A clear winning model for luxury brands has yet to emerge. For luxury brands to build long-term sustainable growth on the island, the following actions are critical:

  1. Define a differentiated retail operating model: Depending on the negotiating power of the brand and the DFO:
    • Vis-a-vis strong incumbent DFOs, tactically seek win-win opportunities to increase brand control, such as installing brand-managed store managers that both drive productivity and strengthen staff brand
    • Vis-a-vis newly entering DFOs lacking scale and prime locations, define a radically different, brand-led model with strong control over pricing, merchandising, staff, a shared supply chain, as well as demand planning, and data operation.
  2. Create a unified view of the Chinese customer: Across both Hainan and domestic businesses, shared loyalty programs, customer data platforms (CDP), and a shared data analytics team enable retargeting of Hainan travelers after returning to their hometowns, and vice versa. Making this happen will require brands to fundamentally rethink their domestic & travel retail organizations and collaboration model.
  3. Establish a set of strategic partnerships: Aim to gain critical access and capabilities in the market, in particular:
    • Explore online collaborations with ecosystem players, for example home delivery and online replenishment offerings for unused duty- free Only 5 percent of shoppers surveyed took advantage of home delivery due to the hassle and long delivery times involved, and 30 percent indicated they would like to replenish online but are unaware of a convenient way to do so.
    • Manage relations with all key policymakers at the central, Hainan provincial, and municipal levels, accounting for different policy considerations and mandates.
  4. Lay the groundwork for directly operated stores: Starting in 2025 brands will be able to operate duty free stores in Hainan without needing to collaborate with a DFO. To prepare for such directly operated stores, brands need to gradually develop teams and capabilities, such as brand-owned supply chain strategy & oversight, real estate development, government relations, local merchandising & pricing, as well as a dedicated Hainan talent development unit.

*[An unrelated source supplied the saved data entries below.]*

__global__ __launch_bounds__(256) void k_onehot_rt(PlmDims d, const int8_t *__restrict__ msa_rm,
                                                  const float *__restrict__ w, char *__restrict__ Rt) {
    const int s64 = blockIdx.x, b16l = blockIdx.y, b16 = d.b16_lo + b16l;
    for (int idx = threadIdx.x; idx < d.Q * 64; idx += 256) {
        const int a = idx >> 6, lane = idx & 63, kg = lane >> 4, ii = lane & 15;
        const int i = b16 * 16 + ii;
        u32 pw[PLM_BWD_MAXPLANES][4];
        const bool four = d.nplanes == 4;
#pragma unroll
        for (int q4 = 0; q4 < 4; q4++) {
// ... 87 lines not shown
    const int i = b16 * 16 + r;
    const float *__restrict__ xj = x + d.nh_pad_l;
    double s = 0;
    if (!d.gap_mode && i < d.L)
        for (int j = t; j < d.L; j += 64)
            if (j != i) s += (double)load_coupling(d, xj, xhalo, b16, r, a, j >> 4, j & 15, 0);
    for (int o = 32; o > 0; o >>= 1) s += __shfl_down(s, o, 64);
    if (t == 0) {
        cref[((size_t)b16l * 16 + r) * d.Q + a] = (float)s;
        cref64[((size_t)b16l * 16 + r) * d.Q + a] = s;
    }
}
__global__ __launch_bounds__(256) void k_expand(PlmDims d, const float *__restrict__ x,
                                               const float *__restrict__ xhalo,
                                               const int32_t *__restrict__ jexp, _Float16 *__restrict__ Bt) {
    const int NG = PLM_FWD_NG(d.Q), SPU = 4 * NG;
    const int u = blockIdx.x / (2 * NG), ci = blockIdx.x % (2 * NG), b16l = blockIdx.y, b16 = d.b16_lo + b16l;
    const float sc = ldexpf(1.f, *jexp);
    const float *__restrict__ xj = x + d.nh_pad_l;
    _Float16 *tile_hi = Bt + ((size_t)b16l * d.nu * SPU + (size_t)u * SPU + 2 * ci) * (size_t)(2 * d.Q * 512);
    _Float16 *tile_lo = tile_hi + (size_t)(2 * d.Q * 512);
    for (int idx = blockIdx.z * 256 + threadIdx.x; idx < d.Q * 64; idx += gridDim.z * 256) {
        const int a = idx >> 6, lane = idx & 63, gb = lane >> 4, r = lane & 15;
        const int i = b16 * 16 + r;
#pragma unroll
        for (int half = 0; half < 2; half++) {
            half8 hi, lo;
#pragma unroll
            for (int e8 = 0; e8 < 8; e8++) {
                const int ga = 2 * half + (gb >> 1), pp = 2 * (gb & 1) + (e8 >> 2), e = e8 & 3;
                const int gl = 4 * ci + pp, s8 = gl & 7, sg = gl >> 3;
                const int b = 4 * sg + e + 1, j = 32 * u + 8 * ga + s8;
                float v = 0.f;
                if (b < d.Q && i < d.L && j < d.L && i != j) {
                    v = load_coupling(d, xj, xhalo, b16, r, a, j >> 4, j & 15, b);
                    if (!d.gap_mode) v -= load_coupling(d, xj, xhalo, b16, r, a, j >> 4, j & 15, 0);
                    v *= sc;
                }
                const _Float16 h = (_Float16)v;
                hi[e8] = h;
                lo[e8] = (_Float16)(v - (float)h);
            }
            *(half8 *)(tile_hi + (size_t)(half * d.Q + a) * 512 + lane * 8) = hi;
            *(half8 *)(tile_lo + (size_t)(half * d.Q + a) * 512 + lane * 8) = lo;
        }
    }
}

#define PLM_FWDX_PLANES 5
#define PLM_FWDX_SHIFT 23
__global__ __launch_bounds__(256) void k_expand_x(PlmDims d, const float *__restrict__ x,
// ... 34 lines not shown
            w[4][e] = top;
        }
#pragma unroll
        for (int p = 0; p < PLM_FWDX_PLANES; p++)
            *(uint4 *)(t0 + (size_t)p * plane_stride + (size_t)(h16 * d.Q + a) * 1024 + lane * 16) =
                make_uint4(w[p][0], w[p][1], w[p][2], w[p][3]);
    }
}
hipError_t plm_launch_expand(const PlmDims &d, const float *x, const float *xhalo, const int32_t *jexp, void *Bt,
                             int exact, hipStream_t st) {
    if (d.b16_hi <= d.b16_lo) return hipSuccess;
    const int NG = PLM_FWD_NG(d.Q);
    if (exact)
        hipLaunchKernelGGL(k_expand_x, dim3(d.nu * NG, d.b16_hi - d.b16_lo), dim3(256), 0, st, d, x, xhalo, jexp, (char *)Bt);
    else
        hipLaunchKernelGGL(k_expand, dim3(d.nu * 2 * NG, d.b16_hi - d.b16_lo, (d.Q * 64 + 255) / 256), dim3(256), 0, st, d, x, xhalo,
                           jexp, (_Float16 *)Bt);
    hipLaunchKernelGGL(k_fwd_ref, dim3(d.b16_hi - d.b16_lo, 16, d.Q), dim3(64), 0, st, d, x, xhalo,
                       (float *)bt_cref32(d, Bt), (double *)bt_cref64(d, Bt));
    return hipGetLastError();
}

struct FwdArgs {
    const int8_t *msa_rm;
    const char *Bt;
    const float *h;
    const int32_t *jexp;
    float *out;
};
enum { FWD_ENERGY = 1, FWD_POTENTIALS = 2, FWD_STORE = 3 };

template <int QG, int A>
__device__ __forceinline__ void fwd_state(f32x4 (&acc)[2][QG], const half8 &a0, const half8 &a1, int i0, int i1, u32 lb,
                                          half8 (&bh)[3], half8 (&bl)[3], const DmaPlan &dma) {
    constexpr int NP = (2 * QG + 7) / 8;
    if constexpr (A + 2 < QG) {
        bh[(A + 2) % 3] = lds_read_b128<(A + 2) * 1024>(lb);
        bl[(A + 2) % 3] = lds_read_b128<(QG + A + 2) * 1024>(lb);
    }
// ... 23 lines not shown
    extern __shared__ __attribute__((aligned(16))) char smem[];
    constexpr int QG = Q / NSG;
    constexpr int TILE_G = 2 * Q * 1024, TILE = 2 * QG * 1024, NP = (2 * QG + 7) / 8;
    const int tid = threadIdx.x, lane = tid & 63, wave = tid >> 6;
    const int wave_s = __builtin_amdgcn_readfirstlane(wave);
    const int nwork = d.nstiles * (d.b16_hi - d.b16_lo) * NSG, per_xcd = (nwork + 7) >> 3;
    const int wk = (int)(blockIdx.x & 7) * per_xcd + (int)(blockIdx.x >> 3);
    if ((int)(blockIdx.x >> 3) >= per_xcd || wk >= nwork) return;
    const int stile = wk % d.nstiles, sg = (wk / d.nstiles) % NSG, b16l = wk / (d.nstiles * NSG);
    const int tile = b16l * d.nstiles + stile;
    const int a_lo = sg * QG;
    const int b16 = d.b16_lo + b16l;
    const int r = lane & 15, g = lane >> 4;
    const int s_wave = stile * PLM_SEQ_TILE + wave * 32;
    constexpr int NG = PLM_FWD_NG(Q), SPU = 4 * NG;
    const int nsteps = d.nu * SPU;
    const char *bt = A.Bt + (size_t)b16l * nsteps * TILE_G + (size_t)a_lo * 1024;
    const u32 arow0 = (u32)(s_wave + r) * (u32)d.Lp32 + 8 * g, arow1 = arow0 + 16 * (u32)d.Lp32;

    f32x4 acc[2][QG];
#pragma unroll
    for (int a = 0; a < QG; a++) {
        acc[0][a] = (f32x4){0.f, 0.f, 0.f, 0.f};
        acc[1][a] = (f32x4){0.f, 0.f, 0.f, 0.f};
    }
#if PLM_PROBE
    unsigned long long pr_wait = 0;
    const unsigned long long pr_t0 = PROBE_NOW();
#endif
    if (nsteps > 0) {
        const DmaPlan first{bt, smem, wave_s, 2 * QG, (u32)lane * 16, false, nullptr, 0, nullptr, QG, (Q - QG) * 1024};
        dma_issue_all<NP>(first);
    }
    u64 na0 = *(const u64 *)(A.msa_rm + arow0), na1 = *(const u64 *)(A.msa_rm + arow1);
    half8 bh[3], bl[3];
    int t = 0, cur = 0;
    for (int u = 0; u < d.nu; ++u) {
        vm_landed(na0);
        vm_landed(na1);
        const u64 xa0 = na0, xa1 = na1;
        if (u + 1 < d.nu) {
            load_b64_inplace(na0, A.msa_rm, arow0 + 32 * (u + 1));
            load_b64_inplace(na1, A.msa_rm, arow1 + 32 * (u + 1));
        }
        for (int b = 0; b < SPU; ++b, ++t) {
#if PLM_PROBE
            const unsigned long long pa = PROBE_NOW();
#endif
            vm_wait<0>();
            __syncthreads();
#if PLM_PROBE
            pr_wait += PROBE_NOW() - pa;
#endif
            const int nxt = cur ^ 1;
            const DmaPlan dma{bt + (size_t)(t + 1) * TILE_G, smem + nxt * TILE, wave_s, (t + 1 < nsteps) ? 2 * QG : 0,
                              (u32)lane * 16, wave_s >= 4, nullptr, 0, nullptr, QG, (Q - QG) * 1024};
            const u32 lb = lds_addr(smem + cur * TILE + lane * 16);
            half8 a0, a1;
            int i0 = 0, i1 = 0;
            {
                const int ci = b >> 1;
#pragma unroll
                for (int pp = 0; pp < 4; pp++) {
                    const int gl = 4 * ci + pp, s8 = gl & 7, kg = gl >> 3;
                    const u32 x0 = (u32)(xa0 >> (8 * s8)) & 0xffu, x1 = (u32)(xa1 >> (8 * s8)) & 0xffu;
                    ((u32 *)&a0)[pp] = (((x0 - 1u) >> 2) == (u32)kg) ? 0x3C00u : 0u;
                    ((u32 *)&a1)[pp] = (((x1 - 1u) >> 2) == (u32)kg) ? 0x3C00u : 0u;
                    i0 |= (int)(((x0 - 1u) & 3u) << (4 * pp));
                    i1 |= (int)(((x1 - 1u) & 3u) << (4 * pp));
                }
            }
            fwd_kstep<QG>(acc, a0, a1, i0, i1, lb, bh, bl, dma, std::make_integer_sequence<int, QG>{});
            cur = nxt;
        }
    }
#if PLM_PROBE
    if (lane == 0) {
        atomicAdd(&plm_probe_acc[0][0], pr_wait); atomicAdd(&plm_probe_acc[0][3], PROBE_NOW() - pr_t0);
        atomicAdd(&plm_probe_acc[0][5], 1ull);
// ... 257 lines not shown
    constexpr int Q = 21, QG = PLM_FWDW_QG, NSG = Q / QG, NM = PLM_FWDW_NM, SLOT = PLM_FWDW_SLOT;
    constexpr int TILE_G = 2 * Q * 1024, NG = PLM_FWD_NG(Q), SPU = 2 * NG;
    static_assert(NG == 5 && 2 * 2 * QG * 1024 == SLOT, "plm_fwd_asm.inc is generated for 21 states in groups of 7");
    const int tid = threadIdx.x, lane = tid & 63;
    const int wv = __builtin_amdgcn_readfirstlane(tid >> 6);
    const int npair = (d.nstiles + 1) >> 1;
    const int nwork = npair * (d.b16_hi - d.b16_lo) * NSG, per_xcd = (nwork + 7) >> 3;
    const int wk = (int)(blockIdx.x & 7) * per_xcd + (int)(blockIdx.x >> 3);
    if ((int)(blockIdx.x >> 3) >= per_xcd || wk >= nwork) return;
    const int spair = wk % npair, sg = (wk / npair) % NSG, b16l = wk / (npair * NSG);
    const int a_lo = sg * QG;
    const int r = lane & 15, g = lane >> 4;
    const int stile = 2 * spair + (wv >> 1);
    const bool tile_ok = stile < d.nstiles;
    const int s_wave = tile_ok ? stile * PLM_SEQ_TILE + (wv & 1) * 128 : 0;
    const int nsteps = d.nu * SPU;
    const char *bt = A.Bt + (size_t)b16l * nsteps * 2 * TILE_G + (size_t)a_lo * 1024 + wv * 1024;
    const u32 arow = (u32)(s_wave + r) * (u32)d.Lp32 + 8 * g, rstride = 16 * (u32)d.Lp32;

    const u32 l16 = (u32)lane * 16;
    u32 vo[PLM_FWDW_NVMEM];
#pragma unroll
    for (int k = 0; k < PLM_FWDW_NVMEM; k++) {
        const int p = wv + 4 * k, run = p / QG, f = p - run * QG;
        vo[k] = l16 + (u32)((run >> 1) * TILE_G + (run & 1) * Q * 1024 + f * 1024) - (u32)wv * 1024;
    }
    const u32 lw = lds_addr(smem + lane * 16);
    const u32 lw_base = __builtin_amdgcn_readfirstlane(lw - l16);
    const u32 m0t0 = lw_base + wv * 1024;
    const u32 cnt = lw_base + 4 * SLOT;
    if (tid == 0) *(u32 *)(smem + 4 * SLOT) = 0;
    const u32 one = 1, sel = 0x0c0c0200u;
    u32 st, sp;
    asm volatile(PLM_FWDW_ZERO_ASM ::: PLM_FWDW_CLOBBERS);
    for (int i = 0; i < 3; i++) {
        const int stepc = min(i, nsteps - 1);
        asm volatile(PLM_FWDW_ISSUE_ASM
                     :
                     : [tsrc] "s"(bt + (size_t)stepc * 2 * TILE_G), [vo0] "v"(vo[0]), [vo1] "v"(vo[1]), [vo2] "v"(vo[2]),
                       [vo3] "v"(vo[3]), [vo4] "v"(vo[4]), [vo5] "v"(vo[5]), [vo6] "v"(vo[6]), [m0t] "s"(m0t0 + i * SLOT)
                     : "m0", "scc", "memory");
    }
    asm volatile(PLM_FWDW_LOADS_ASM : : [arow] "v"(arow), [rstride] "s"(rstride), [xsrc] "s"(A.msa_rm) : PLM_FWDW_CLOBBERS);
    asm volatile(PLM_FWDW_UPREP_ASM
                 :
                 : [arow] "v"(arow), [rstride] "s"(rstride), [xsrc] "s"(A.msa_rm + 32 * min(1, d.nu - 1)), [sel] "s"(sel)
                 : PLM_FWDW_CLOBBERS);
    vm_wait<0>();
    __syncthreads();
    asm volatile(PLM_FWDW_PRIME_ASM : : [kg] "s"(0), [lbn] "v"(lw) : PLM_FWDW_CLOBBERS);

    int sc = 0;
    u32 tgt = 0;
    const char *tsrc = bt + (size_t)min(3, nsteps - 1) * 2 * TILE_G;
    int step = 0;
#define FWDW_SLICE(WHICH, KG)                                                                                          \
    {                                                                                                                  \
        const int sn = (sc + 1) & 3, snn = (sc + 3) & 3;                                                               \
        asm volatile(WHICH                                                                                             \
                     : [st] "=&s"(st), [sp] "=&s"(sp)                                                                  \
                     : [lb] "v"(lw + sc * SLOT), [lbn] "v"(lw + sn * SLOT), [kg] "s"(KG), [tsrc] "s"(tsrc),          \
                       [vo0] "v"(vo[0]), [vo1] "v"(vo[1]), [vo2] "v"(vo[2]), [vo3] "v"(vo[3]), [vo4] "v"(vo[4]),       \
                       [vo5] "v"(vo[5]), [vo6] "v"(vo[6]), [m0t] "s"(m0t0 + snn * SLOT), [cnt] "v"(cnt),               \
                       [one] "v"(one), [tgt] "s"(tgt)                                                                  \
                     : PLM_FWDW_CLOBBERS);                                                                             \
        sc = sn;                                                                                                       \
        tgt += 4;                                                                                                      \
        tsrc += (step + 4 < nsteps) ? (size_t)2 * TILE_G : 0;               \
        ++step;                                                                                                        \
    }
    for (int u = 0; u < d.nu; ++u) {
#pragma unroll 1
        for (int k = 0; k < NG; ++k) {
            FWDW_SLICE(PLM_FWDW_EVEN_ASM, k)
            if (k == NG - 1)
                asm volatile(PLM_FWDW_UPREP_ASM
                             :
                             : [arow] "v"(arow), [rstride] "s"(rstride),
                               [xsrc] "s"(A.msa_rm + 32 * min(u + 2, d.nu - 1)), [sel] "s"(sel)
                             : PLM_FWDW_CLOBBERS);
            FWDW_SLICE(PLM_FWDW_ODD_ASM, k + 1 < NG ? k + 1 : 0)
        }
    }
#undef FWDW_SLICE
    asm volatile("s_waitcnt vmcnt(0) lgkmcnt(0)\n\ts_nop 15\n\ts_nop 15" ::: "memory");
    if (!tile_ok) return;
    const int je = *A.jexp;
    const double sc64 = ldexp(1.0, -je);
    const double *cref = (const double *)((const float *)(A.Bt + (size_t)d.blk_per_shard * d.nksteps * TILE_G) +
                                          (size_t)d.blk_per_shard * 16 * Q) + ((size_t)b16l * 16 + r) * Q + a_lo;
    float4 *hj = (float4 *)A.out + ((size_t)(b16l * d.nstiles + stile) * 8 + (wv & 1) * 4) * 2 * Q * 64 + (size_t)a_lo * 64 + lane;
    float chi[QG], clo[QG];
#pragma unroll
    for (int a = 0; a < QG; a++) {
        const double c = cref[a];
        chi[a] = (float)c;
        clo[a] = (float)(c - (double)chi[a]);
    }
// ... 39 lines not shown
        if (QQ == 21 && d.fwd_w) return fwdw_launch(d, A, st);                                         \
        return fwd_launch<QQ, FWD_STORE, NP, false>(d, A, st);
    switch (d.Q) {
        FWD_CASE(32, 2, 8)
        FWD_CASE(21, 1, 3)
        FWD_CASE(20, 1, 4)
        FWD_CASE(5, 1, 1)
        FWD_CASE(4, 1, 1)
    default:
        return hipErrorInvalidValue;
    }
#undef FWD_CASE
}
hipError_t plm_launch_forward_energy(const PlmDims &d, const int8_t *msa_rm, const void *Bt, const float *x,
                                     const int32_t *jexp, int potentials, int exact, float *out, hipStream_t st) {
    const FwdArgs A{msa_rm, (const char *)Bt, x, jexp, out};
    return launch_forward_mode(d, A, potentials ? FWD_POTENTIALS : FWD_ENERGY, potentials ? exact : 0, st);
}
hipError_t plm_launch_forward_store(const PlmDims &d, const int8_t *msa_rm, const void *Bt, const int32_t *jexp,
                                    float *hj, int exact, hipStream_t st) {
    const FwdArgs A{msa_rm, (const char *)Bt, nullptr, jexp, hj};
    return launch_forward_mode(d, A, FWD_STORE, exact, st);
}
size_t plm_hj_bytes(const PlmDims &d) { return (size_t)d.nstiles * (d.b16_hi - d.b16_lo) * 8 * 2 * d.Q * 1024; }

  5. Maintain agile Hainan brand-building operations: Adopt a stage-gated investment model, in which new investments are unlocked once the prior stage has shown to produce results. This should give brands necessary flexibility in Hainan’s rapidly evolving market. Hainan’s authorities have made the most of limitations on international travel and inculcated a desire among Chinese luxury shoppers to support the island province’s development into a global duty-free shopping hub. The opportunity for luxury is evident, but in the current model trade-offs between driving volumes and protecting brand equity remain. The winners will be the brands that succeed in creating a new model that defines a luxury experience to attract customer interest in Hainan for years to come.